#### [Required work]
Using the records below, give the number of lines where the word "gridDim" appears, with no further output.

[Supplied material — start]

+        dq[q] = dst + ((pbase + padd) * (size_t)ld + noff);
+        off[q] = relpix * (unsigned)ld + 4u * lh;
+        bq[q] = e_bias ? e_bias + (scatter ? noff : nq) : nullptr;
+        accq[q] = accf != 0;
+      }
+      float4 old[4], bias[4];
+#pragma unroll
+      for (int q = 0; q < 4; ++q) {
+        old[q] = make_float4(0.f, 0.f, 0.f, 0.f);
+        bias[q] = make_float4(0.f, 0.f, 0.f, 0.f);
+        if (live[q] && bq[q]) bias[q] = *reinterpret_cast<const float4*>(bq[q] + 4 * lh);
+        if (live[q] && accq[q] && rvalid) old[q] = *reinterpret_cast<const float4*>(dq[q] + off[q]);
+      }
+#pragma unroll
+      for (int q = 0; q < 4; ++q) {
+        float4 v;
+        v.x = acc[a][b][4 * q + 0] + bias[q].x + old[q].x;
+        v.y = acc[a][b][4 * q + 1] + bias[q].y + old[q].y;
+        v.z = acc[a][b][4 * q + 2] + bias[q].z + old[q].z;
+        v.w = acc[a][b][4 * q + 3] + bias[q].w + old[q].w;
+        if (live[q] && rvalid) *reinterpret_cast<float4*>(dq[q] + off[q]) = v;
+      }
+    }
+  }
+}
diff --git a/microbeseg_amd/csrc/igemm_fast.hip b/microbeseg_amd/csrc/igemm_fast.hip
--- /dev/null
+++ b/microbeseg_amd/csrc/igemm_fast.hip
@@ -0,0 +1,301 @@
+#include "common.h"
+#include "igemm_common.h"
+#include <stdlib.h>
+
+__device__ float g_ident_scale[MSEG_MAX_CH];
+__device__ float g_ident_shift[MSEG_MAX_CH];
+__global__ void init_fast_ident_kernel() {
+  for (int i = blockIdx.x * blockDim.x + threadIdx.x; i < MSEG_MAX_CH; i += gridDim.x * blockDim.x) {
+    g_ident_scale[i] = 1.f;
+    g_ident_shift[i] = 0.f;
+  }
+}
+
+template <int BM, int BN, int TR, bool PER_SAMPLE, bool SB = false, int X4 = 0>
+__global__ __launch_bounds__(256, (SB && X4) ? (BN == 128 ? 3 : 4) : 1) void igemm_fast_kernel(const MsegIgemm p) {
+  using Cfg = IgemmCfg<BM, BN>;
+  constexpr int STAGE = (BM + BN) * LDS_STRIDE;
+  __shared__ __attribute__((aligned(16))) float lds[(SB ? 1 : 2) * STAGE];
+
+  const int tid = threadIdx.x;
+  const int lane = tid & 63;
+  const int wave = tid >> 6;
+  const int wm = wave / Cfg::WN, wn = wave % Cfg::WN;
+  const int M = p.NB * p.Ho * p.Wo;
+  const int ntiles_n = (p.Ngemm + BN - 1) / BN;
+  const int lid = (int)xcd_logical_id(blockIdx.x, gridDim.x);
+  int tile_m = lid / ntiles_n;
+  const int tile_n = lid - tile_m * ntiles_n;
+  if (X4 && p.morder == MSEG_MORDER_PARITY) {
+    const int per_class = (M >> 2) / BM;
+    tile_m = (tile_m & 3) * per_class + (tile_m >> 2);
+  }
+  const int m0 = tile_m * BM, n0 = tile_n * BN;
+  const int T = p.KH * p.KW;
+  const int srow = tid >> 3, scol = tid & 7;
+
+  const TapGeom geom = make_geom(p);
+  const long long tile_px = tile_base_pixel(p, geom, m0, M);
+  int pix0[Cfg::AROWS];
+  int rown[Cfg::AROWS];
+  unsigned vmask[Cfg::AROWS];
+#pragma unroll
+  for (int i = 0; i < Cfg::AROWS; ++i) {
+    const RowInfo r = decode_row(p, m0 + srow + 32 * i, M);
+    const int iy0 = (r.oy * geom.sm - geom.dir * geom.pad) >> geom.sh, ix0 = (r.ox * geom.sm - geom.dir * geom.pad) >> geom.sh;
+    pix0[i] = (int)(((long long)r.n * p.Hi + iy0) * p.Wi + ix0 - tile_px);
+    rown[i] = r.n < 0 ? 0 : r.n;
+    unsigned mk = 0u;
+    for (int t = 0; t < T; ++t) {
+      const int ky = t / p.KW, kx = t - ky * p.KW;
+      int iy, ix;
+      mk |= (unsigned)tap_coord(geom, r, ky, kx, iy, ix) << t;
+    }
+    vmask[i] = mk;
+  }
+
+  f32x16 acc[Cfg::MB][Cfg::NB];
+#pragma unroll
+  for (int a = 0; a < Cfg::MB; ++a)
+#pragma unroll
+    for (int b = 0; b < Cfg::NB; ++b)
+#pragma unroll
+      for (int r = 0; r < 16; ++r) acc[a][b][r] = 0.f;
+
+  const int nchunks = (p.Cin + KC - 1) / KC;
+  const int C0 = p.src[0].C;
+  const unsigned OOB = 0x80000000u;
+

[Supplied material — finish]
[Supplied material — start]

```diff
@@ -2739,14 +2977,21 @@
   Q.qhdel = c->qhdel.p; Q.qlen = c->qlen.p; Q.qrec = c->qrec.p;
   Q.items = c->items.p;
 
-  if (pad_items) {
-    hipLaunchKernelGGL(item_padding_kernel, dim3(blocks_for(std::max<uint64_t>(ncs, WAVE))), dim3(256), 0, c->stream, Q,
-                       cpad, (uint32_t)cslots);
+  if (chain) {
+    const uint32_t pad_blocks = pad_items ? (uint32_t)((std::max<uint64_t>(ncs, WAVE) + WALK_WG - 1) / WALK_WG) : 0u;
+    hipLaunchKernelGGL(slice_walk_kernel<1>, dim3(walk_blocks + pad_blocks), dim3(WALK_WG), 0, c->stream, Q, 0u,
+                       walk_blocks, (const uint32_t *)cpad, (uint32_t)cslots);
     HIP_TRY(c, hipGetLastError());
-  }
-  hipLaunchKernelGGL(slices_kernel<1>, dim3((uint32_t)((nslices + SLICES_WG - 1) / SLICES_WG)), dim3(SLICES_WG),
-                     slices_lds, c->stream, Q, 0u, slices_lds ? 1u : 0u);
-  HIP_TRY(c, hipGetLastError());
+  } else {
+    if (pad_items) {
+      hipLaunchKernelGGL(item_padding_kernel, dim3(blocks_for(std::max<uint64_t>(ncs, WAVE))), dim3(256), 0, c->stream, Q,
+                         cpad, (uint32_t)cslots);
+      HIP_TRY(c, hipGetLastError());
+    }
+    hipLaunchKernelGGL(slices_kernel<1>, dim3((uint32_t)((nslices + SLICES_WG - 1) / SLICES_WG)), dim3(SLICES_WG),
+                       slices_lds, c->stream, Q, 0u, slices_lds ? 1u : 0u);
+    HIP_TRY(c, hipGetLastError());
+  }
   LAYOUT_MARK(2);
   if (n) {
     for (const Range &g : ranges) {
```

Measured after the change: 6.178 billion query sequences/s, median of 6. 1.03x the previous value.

[Supplied material — finish]

#### [Written answer]
2